One bow and one arrow. 2004 Hoyt UltraTec, 37 1/2" ata, won Indoor Aggregate, 3rd in State Indoor, 3rd in Outdoor, Champion in Field. 2010 Martin, 41 1/2" ata, won ASA Indoor DAIR, 2nd in 5 week Indoor 5 spot shop event, several times high overall in club 3Ds, 3rd in ASA State 3D Champion. Have two target bows set up right now using exact same arrow (6.04% FOC), a 37 1/2" ata and 40 1/4" ata and both shoot great indoors and outdoors. Setting same diameter arrows for 15% FOC so I can say I have a Indoor arrow  Other than more FOC I won't change a thing.


----------



## Padgett (Feb 5, 2010)

I went through the whole normal sized arrows are more accurate than a fat one thing a couple years ago and I even did some arrow testing and convinced myself that it was true. Thank god I finally woke up and realized that it was just in my head and a confidence thing. Same goes with spines having to be perfect to get a forgiving indoor setup, the 150 spine xxx gold tips are totally screwing up this whole way of thinking as they continue to smoke the x over and over out of so many shooters bows.


----------



## Padgett (Feb 5, 2010)

My big thing is that if you have one bow that has to serve as a dual purpose bow weather it be hunting and 3d or if it is your indoor and 3d bow then you are better off to just use one arrow that gets the job done instead of trying to switch the bow over all the time.


----------



## SonnyThomas (Sep 10, 2006)

Padgett said:


> I went through the whole normal sized arrows are more accurate than a fat one thing a couple years ago and I even did some arrow testing and convinced myself that it was true. Thank god I finally woke up and realized that it was just in my head and a confidence thing. Same goes with spines having to be perfect to get a forgiving indoor setup, the 150 spine xxx gold tips are totally screwing up this whole way of thinking as they continue to smoke the x over and over out of so many shooters bows.

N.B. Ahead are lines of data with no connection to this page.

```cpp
bool ConvDirectEligible(const ConvArgs& a, int tile) {
    if (tile < 0 || tile >= kNumConvDirectTiles) return false;
    if (tile >= kNumDirectBaseTiles + kNumWinTiles) return as_eligible(a, tile - kNumDirectBaseTiles - kNumWinTiles);
    if (tile >= kNumDirectBaseTiles) return win_eligible(a, tile - kNumDirectBaseTiles);
    const bool half = a.in.f16 != 0;
    const int cw = half ? 32 : 16;
    if (a.in.sc != 1 || a.out.sc != 1 || (a.in.c % cw) || a.kh * a.kw > 49) return false;
    if (half ? (a.w16 == nullptr) : (a.w == nullptr)) return false;
    const int align = half ? 8 : 4;
    if ((a.in.sw % align) || (a.in.sh % align) || (a.in.sn % align) || (reinterpret_cast<uintptr_t>(a.in.p) & 15)) return false;
    if (reinterpret_cast<uintptr_t>(half ? a.w16 : static_cast<const void*>(a.w)) & 15) return false;
    if ((a.out.c & 1) || (a.out.sw & 1) || (reinterpret_cast<uintptr_t>(a.out.p) & 7)) return false;
    if (a.out.sh != a.out.w * a.out.sw || a.out.sn != a.out.h * a.out.sh) return false;
    if (a.pre_scale) {
        if (half && (a.pre_scale16 == nullptr || a.pre_shift16 == nullptr)) return false;
        if ((reinterpret_cast<uintptr_t>(a.pre_scale) & 15) || (reinterpret_cast<uintptr_t>(a.pre_shift) & 15)) return false;
        if (half && ((reinterpret_cast<uintptr_t>(a.pre_scale16) & 15) || (reinterpret_cast<uintptr_t>(a.pre_shift16) & 15))) return false;
    }
    const int esz = half ? 2 : 4;
    const int64_t in_span = int64_t(a.in.n - 1) * a.in.sn + int64_t(a.in.h - 1) * a.in.sh + int64_t(a.in.w - 1) * a.in.sw + a.in.c;
    const int64_t M = int64_t(a.out.n) * a.out.h * a.out.w;
    if (in_span * esz >= (int64_t(1) << 31) || M * a.out.sw * 4 >= (int64_t(1) << 31) ||
        int64_t(a.out.c) * a.kh * a.kw * a.in.c * esz >= (int64_t(1) << 31))
        return false;
    const DirectTile t = kDirectTiles[tile];
    const int total = a.kh * a.kw * (a.in.c / cw);
    if (total > t.waves * t.maxc || total < t.waves) return false;
    if (t.tn > 1 && a.out.c <= 32) return false;
    if (M > 65536) return false;
    return direct_lds_bytes(tile, a.in.c, half, a.pre_scale != nullptr) <= size_t(160) * 1024;
}

template <bool HALF, int T>
static hipError_t launch_direct_t(const ConvArgs& a, hipStream_t stream) {
    constexpr DirectTile t = kDirectTiles[T];
    DirectGeom g;
    g.cpt = a.in.c / (HALF ? 32 : 16);
    g.total = a.kh * a.kw * g.cpt;
    const int64_t M = int64_t(a.out.n) * a.out.h * a.out.w;
    const dim3 grid(unsigned((M + 31) / 32), unsigned((a.out.c + 32 * t.tn - 1) / (32 * t.tn)));
    const size_t lds = direct_lds_bytes(T, a.in.c, HALF, a.pre_scale != nullptr);
    if (a.pre_scale) conv_direct_kernel<HALF, t.tn, t.waves, t.maxc, true><<<grid, dim3(64 * t.waves), lds, stream>>>(a, g);
    else conv_direct_kernel<HALF, t.tn, t.waves, t.maxc, false><<<grid, dim3(64 * t.waves), lds, stream>>>(a, g);
    return hipGetLastError();
}

hipError_t LaunchConvDirect(const ConvArgs& a_in, int tile, hipStream_t stream) {
    if (!ConvDirectEligible(a_in, tile)) return hipErrorInvalidValue;
    ConvArgs a = a_in;
    const int esz = a.in.f16 ? 2 : 4;
    a.in_bytes = esz * (int64_t(a.in.n - 1) * a.in.sn + int64_t(a.in.h - 1) * a.in.sh + int64_t(a.in.w - 1) * a.in.sw + int64_t(a.in.c - 1) + 1);
    switch (tile - kNumDirectBaseTiles) {
        case 0: return launch_win_t<0>(a, stream);
        case 1: return launch_win_t<1>(a, stream);
        case 2: return launch_win_t<2>(a, stream);
        case 3: return launch_win_t<3>(a, stream);
        case 4: return launch_as_t<0>(a, stream);
        case 5: return launch_as_t<1>(a, stream);
        case 6: return launch_as_t<2>(a, stream);
        case 7: return launch_as_t<3>(a, stream);
        case 8: return launch_as_t<4>(a, stream);
        default: break;
    }
#define IE_DIR(T) \
    case T: return a.in.f16 ? launch_direct_t<true, T>(a, stream) : launch_direct_t<false, T>(a, stream);
    switch (tile) {
        IE_DIR(0) IE_DIR(1) IE_DIR(2) IE_DIR(3) IE_DIR(4) IE_DIR(5)
        default: return hipErrorInvalidValue;
    }
#undef IE_DIR
}

template <bool HALF, int T>
static hipError_t init_direct_t() {
    constexpr DirectTile t = kDirectTiles[T];
    hipError_t e = hipFuncSetAttribute(reinterpret_cast<const void*>(&conv_direct_kernel<HALF, t.tn, t.waves, t.maxc, true>),
                                       hipFuncAttributeMaxDynamicSharedMemorySize, 160 * 1024);
    if (e != hipSuccess) return e;
    return hipFuncSetAttribute(reinterpret_cast<const void*>(&conv_direct_kernel<HALF, t.tn, t.waves, t.maxc, false>),
                               hipFuncAttributeMaxDynamicSharedMemorySize, 160 * 1024);
}

template <int WT>
static hipError_t init_win_t() {
    constexpr WinTile t = kWinTiles[WT];
    hipError_t e = hipFuncSetAttribute(reinterpret_cast<const void*>(&conv_win_kernel<t.tn, t.waves, t.maxc, true>), hipFuncAttributeMaxDynamicSharedMemorySize, 160 * 1024);
    if (e != hipSuccess) return e;
    return hipFuncSetAttribute(reinterpret_cast<const void*>(&conv_win_kernel<t.tn, t.waves, t.maxc, false>), hipFuncAttributeMaxDynamicSharedMemorySize, 160 * 1024);
}

hipError_t InitKernelsDirect() {
    hipError_t e;
    if ((e = init_win_t<0>()) != hipSuccess) return e;
    if ((e = init_win_t<1>()) != hipSuccess) return e;
    if ((e = init_win_t<2>()) != hipSuccess) return e;
    if ((e = init_win_t<3>()) != hipSuccess) return e;
    if ((e = init_as_t<0>()) != hipSuccess) return e;
    if ((e = init_as_t<1>()) != hipSuccess) return e;
    if ((e = init_as_t<2>()) != hipSuccess) return e;
    if ((e = init_as_t<3>()) != hipSuccess) return e;
    if ((e = init_as_t<4>()) != hipSuccess) return e;
#define IE_DIRI(T)                                                     \
    if ((e = init_direct_t<false, T>()) != hipSuccess) return e;       \
    if ((e = init_direct_t<true, T>()) != hipSuccess) return e;
    IE_DIRI(0) IE_DIRI(1) IE_DIRI(2) IE_DIRI(3) IE_DIRI(4) IE_DIRI(5)
#undef IE_DIRI
    return hipSuccess;
}

}
```

Measured before the change: 14830 images/sec.

## Restructure 1x1 conv A-tile staging with column-blocked loads and specialized epilogue

Replaces the division-based flat staging loop of the 1x1 conv kernel with a column-blocked scheme: each thread owns a fixed column chunk, advances pointers incrementally, and issues grouped buffer loads whose width is chosen on the host via a new as_col_shift heuristic. Some weight prefetches are deferred until after staging. The pre-scale ReLU and the bias/ReLU epilogue become compile-time specializations, with bias hoisted per column tile. The intent is to cut integer address arithmetic and per-element branching in staging and epilogue, and to overlap weight loads with input staging. The cost is more code variants and possible OOB behaviour differences for partial row tiles that rely on the buffer range limit.

Result: faster. 15640 images/sec, median of 6 (+5.5%).

```diff
diff --git a/gpu-ai-inference-server_amd/csrc/kernels_direct.hip b/gpu-ai-inference-server_amd/csrc/kernels_direct.hip
--- a/gpu-ai-inference-server_amd/csrc/kernels_direct.hip
+++ b/gpu-ai-inference-server_amd/csrc/kernels_direct.hip
@@ -2,6 +2,7 @@
 
 #include <algorithm>
 #include <cstdlib>
+#include <type_traits>
 
 #include "env.h"
 #include "kernels.h"
@@ -360,13 +361,12 @@
 template <int WAVES, int TNW, int PB, bool PRE>
 __global__ __launch_bounds__(64 * WAVES) void conv1x1_as_kernel(const ConvArgs a) {
     constexpr int NT = 64 * WAVES, D = PB == 1 ? 16 : 8, BNW = 16 * TNW, BN = BNW * WAVES;
-    constexpr unsigned OOB = 0x80000000u;
     extern __shared__ __attribute__((aligned(16))) unsigned char smem_direct[];
     float* const sA = reinterpret_cast<float*>(smem_direct);
 
-    const int tid = threadIdx.x, lane = tid & 63, r = lane & 15, gk = lane >> 4;
+    const int tid = threadIdx.x;
     const int wave = __builtin_amdgcn_readfirstlane(tid >> 6);
-    const int K = a.in.c, P = K + (a.debug >> 8), CH = K >> 4, Cout = a.out.c;
+    const int K = a.in.c, P = K + ((a.debug >> 8) & 0xff), CH = K >> 4, Cout = a.out.c;
     const int M = a.out.n * a.out.h * a.out.w;
     const int m0 = blockIdx.x * (16 * PB), n0 = blockIdx.y * BN + wave * BNW;
     const int ipitch = int(a.in.sw), opitch = int(a.out.sw);
@@ -375,52 +375,84 @@
     const int nb = n0 >> 4;
     u32x4 ring[D][TNW];
     int c_l = 0;
-    const unsigned wlane = unsigned(lane) * 16u;
+    unsigned wlane = unsigned(tid & 63) * 16u;
     auto issue = [&](int slot) {
         const int c = c_l < CH ? c_l : CH - 1;
 #pragma unroll
         for (int j = 0; j < TNW; ++j) ring[slot][j] = __builtin_amdgcn_raw_buffer_load_b128(rs_w, wlane, ((nb + j) * CH + c) * 1024, 0);
         ++c_l;
     };
-#pragma unroll
-    for (int s = 0; s < D; ++s) issue(s);
+    constexpr int DLATE = D / 4;
+#pragma unroll
+    for (int s = 0; s < D - DLATE; ++s) issue(s);
 
     {
-        constexpr int U = 4;
-        const __amdgpu_buffer_rsrc_t rs_in = __builtin_amdgcn_make_buffer_rsrc(a.in.p, 0, int(a.in_bytes), 0x00020000);
-        const int c4n = K >> 2;
-        const int items = 16 * PB * c4n;
-        for (int idx0 = tid; idx0 < items; idx0 += U * NT) {
-            u32x4 v[U];
-            int row[U], c4[U];
-#pragma unroll
-            for (int u = 0; u < U; ++u) {
-                const int idx = idx0 + u * NT;
-                row[u] = idx / c4n;
-                c4[u] = idx - row[u] * c4n;
-                const int p = m0 + row[u];
-                v[u] = __builtin_amdgcn_raw_buffer_load_b128(rs_in, (idx < items && p < M) ? unsigned(p * ipitch + c4[u] * 4) * 4u : OOB, 0, 0);
-            }
-#pragma unroll
-            for (int u = 0; u < U; ++u) {
-                if (idx0 + u * NT < items) {
-                    f32x4 x = __builtin_bit_cast(f32x4, v[u]);
+        constexpr int R = 16 * PB, U = 4;
+        static_assert(R * 16 >= NT, "the narrowest column block (16 columns) must not span more rows than the tile has");
+        const int cs = a.debug >> 16, CT = 1 << cs;
+        const int rstep = NT >> cs, npass = R / rstep;
+        const int col = tid & (CT - 1), row0 = tid >> cs;
+        const __amdgpu_buffer_rsrc_t rs_in = __builtin_amdgcn_make_buffer_rsrc(a.in.p, 0, ((M - 1) * ipitch + K) * 4, 0x00020000);
+        const __amdgpu_buffer_rsrc_t rs_sc = __builtin_amdgcn_make_buffer_rsrc(const_cast<float*>(a.pre_scale), 0, PRE ? K * 4 : 0, 0x00020000);
+        const __amdgpu_buffer_rsrc_t rs_sf = __builtin_amdgcn_make_buffer_rsrc(const_cast<float*>(a.pre_shift), 0, PRE ? K * 4 : 0, 0x00020000);
+        const unsigned c16 = unsigned(col) * 16u;
+        unsigned g = (unsigned(m0) * unsigned(ipitch) + __umul24(row0, ipitch)) * 4u + c16;
+        unsigned char* l = smem_direct + (__umul24(row0, P) * 4u + c16);
+        const unsigned gstep = unsigned(rstep * ipitch) * 4u;
+        const unsigned gnext = unsigned(CT) * 16u - unsigned(npass) * gstep;
+        const int lstep = rstep * P * 4, lnext = CT * 16 - npass * lstep;
+        const f32x4 zero = {0.f, 0.f, 0.f, 0.f};
+        auto stage = [&](auto relu_) {
+            constexpr bool RELU = decltype(relu_)::value;
+            for (int left = K * 4; left > 0; left -= CT * 16) {
+                if (c16 < unsigned(left)) {
+                    f32x4 sc = zero, sf = zero;
                     if constexpr (PRE) {
-                        const f32x4 sc = *reinterpret_cast<const f32x4*>(a.pre_scale + c4[u] * 4);
-                        const f32x4 sf = *reinterpret_cast<const f32x4*>(a.pre_shift + c4[u] * 4);
-#pragma unroll
-                        for (int e = 0; e < 4; ++e) {
-                            const float y = x[e] * sc[e] + sf[e];
-                            x[e] = a.pre_relu ? fmaxf(y, 0.f) : y;
+                        sc = __builtin_bit_cast(f32x4, __builtin_amdgcn_raw_buffer_load_b128(rs_sc, c16, K * 4 - left, 0));
+                        sf = __builtin_bit_cast(f32x4, __builtin_amdgcn_raw_buffer_load_b128(rs_sf, c16, K * 4 - left, 0));
+                    }
+                    auto group = [&](auto n_) {
+                        constexpr int N = decltype(n_)::value;
+                        asm volatile("; ie-mark as-stage n=%0 relu=%1" ::"n"(N), "n"(int(RELU)));
+                        u32x4 v[N];
+#pragma unroll
+                        for (int u = 0; u < N; ++u) {
+                            v[u] = __builtin_amdgcn_raw_buffer_load_b128(rs_in, g, 0, 0);
+                            g += gstep;
                         }
+#pragma unroll
+                        for (int u = 0; u < N; ++u) {
+                            f32x4 x = __builtin_bit_cast(f32x4, v[u]);
+                            if constexpr (PRE) x = __builtin_elementwise_fma(x, sc, sf);
+                            if constexpr (PRE && RELU) x = __builtin_elementwise_max(x, zero);
+                            *reinterpret_cast<f32x4*>(l) = x;
+                            l += lstep;
+                        }
+                        asm volatile("; ie-mark as-stage-end n=%0 relu=%1" ::"n"(N), "n"(int(RELU)));
+                    };
+                    if (npass >= U) {
+                        for (int p0 = 0; p0 < npass; p0 += U) group(std::integral_constant<int, U>{});
+                    } else if (npass == 2) {
+                        group(std::integral_constant<int, 2>{});
+                    } else {
+                        group(std::integral_constant<int, 1>{});
                     }
-                    *reinterpret_cast<f32x4*>(sA + row[u] * P + c4[u] * 4) = x;
+                    g += gnext;
+                    l += lnext;
                 }
             }
-        }
-    }
+        };
+        if (PRE && __builtin_amdgcn_readfirstlane(a.pre_relu) != 0) stage(std::true_type{});
+        else stage(std::false_type{});
+    }
+#pragma unroll
+    for (int s = D - DLATE; s < D; ++s) issue(s);
     __syncthreads();
 
+    int lane = __builtin_amdgcn_mbcnt_hi(~0u, __builtin_amdgcn_mbcnt_lo(~0u, 0u));
+    asm volatile("" : "+v"(lane));
+    const int r = lane & 15, gk = lane >> 4;
+    wlane = unsigned(lane) * 16u;
     f32x4 acc[PB][TNW];
 #pragma unroll
     for (int pb = 0; pb < PB; ++pb)
@@ -428,7 +460,7 @@
         for (int j = 0; j < TNW; ++j) acc[pb][j] = f32x4{0.f, 0.f, 0.f, 0.f};
     const float* abase[PB];
 #pragma unroll
-    for (int pb = 0; pb < PB; ++pb) abase[pb] = sA + (pb * 16 + r) * P + gk * 4;
+    for (int pb = 0; pb < PB; ++pb) abase[pb] = sA + (__umul24(r, P) + pb * 16 * P + gk * 4);
     f32x4 avn[PB];
 #pragma unroll
     for (int pb = 0; pb < PB; ++pb) avn[pb] = *reinterpret_cast<const f32x4*>(abase[pb]);
@@ -464,24 +496,31 @@
 
     const __amdgpu_buffer_rsrc_t rs_out =
         __builtin_amdgcn_make_buffer_rsrc(a.out.p, 0, int((int64_t(M - 1) * opitch + Cout) * 4), 0x00020000);
-#pragma unroll
-    for (int pb = 0; pb < PB; ++pb) {
-        const int m = m0 + pb * 16 + r;
+    const __amdgpu_buffer_rsrc_t rs_b = __builtin_amdgcn_make_buffer_rsrc(const_cast<float*>(a.bias), 0, a.bias != nullptr ? Cout * 4 : 0, 0x00020000);
+    const unsigned o0 = (unsigned(m0) * unsigned(opitch) + __umul24(r, opitch) + 4 * gk) * 4u;
+    const unsigned ostep = unsigned(opitch) * 64u;
+    const f32x4 zero = {0.f, 0.f, 0.f, 0.f};
+    auto finish = [&](auto relu_, auto bias_) {
+        constexpr bool RELU = decltype(relu_)::value, BIAS = decltype(bias_)::value;
+        asm volatile("; ie-mark as-finish relu=%0 bias=%1" ::"n"(int(RELU)), "n"(int(BIAS)));
 #pragma unroll
         for (int j = 0; j < TNW; ++j) {
-            const int n = n0 + j * 16 + 4 * gk;
-            f32x4 v = acc[pb][j];
-            if (a.bias != nullptr) {
-                const f32x4 bq = *reinterpret_cast<const f32x4*>(a.bias + n);
-#pragma unroll
-                for (int e = 0; e < 4; ++e) v[e] += bq[e];
+            f32x4 bq = zero;
+            if constexpr (BIAS) bq = __builtin_bit_cast(f32x4, __builtin_amdgcn_raw_buffer_load_b128(rs_b, unsigned(gk) * 16u, (n0 + j * 16) * 4, 0));
+#pragma unroll
+            for (int pb = 0; pb < PB; ++pb) {
+                f32x4 v = acc[pb][j];
+                if constexpr (BIAS) v += bq;
+                if constexpr (RELU) v = __builtin_elementwise_max(v, zero);
+                __builtin_amdgcn_raw_buffer_store_b128(__builtin_bit_cast(u32x4, v), rs_out, o0 + pb * ostep, (n0 + j * 16) * 4, 0);
             }
-            if (a.relu) {
-#pragma unroll
-                for (int e = 0; e < 4; ++e) v[e] = fmaxf(v[e], 0.f);
-            }
-            __builtin_amdgcn_raw_buffer_store_b128(__builtin_bit_cast(u32x4, v), rs_out, m < M ? unsigned(m * opitch + n) * 4u : OOB, 0, 0);
-        }
+        }
+    };
+    switch (__builtin_amdgcn_readfirstlane((a.relu ? 1 : 0) | (a.bias != nullptr ? 2 : 0))) {
+        case 0: finish(std::false_type{}, std::false_type{}); break;
+        case 1: finish(std::true_type{}, std::false_type{}); break;
+        case 2: finish(std::false_type{}, std::true_type{}); break;
+        default: finish(std::true_type{}, std::true_type{}); break;
     }
 }
 
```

I hear ya. Bow set to 55 pounds. Same .400 spine arrow, vanes, pin bushings, nocks, just kept adding weight to the front. Adjusted only vertical sight setting. Started with my arrow normal 3D arrow with 80 gr glue-in and used 47 grs insert with 85, 100, 125 and 145 gr field points which gave 132, 147, 172 and 192 grs up front. 112 grs over my regular 80 point and no loss of accuracy. If anything I thought perhaps the 47 gr insert and 85 gr point gave something of forgiveness. I worked at a archery shop at the time so long day, hold ups due to customers first, and some screw ups, but shot several shots with each point weight to say, yeah X ring accurate... You can see the X ring got opened up left to right. I don't know, 150+ shots maybe and not one out of the bull's eye.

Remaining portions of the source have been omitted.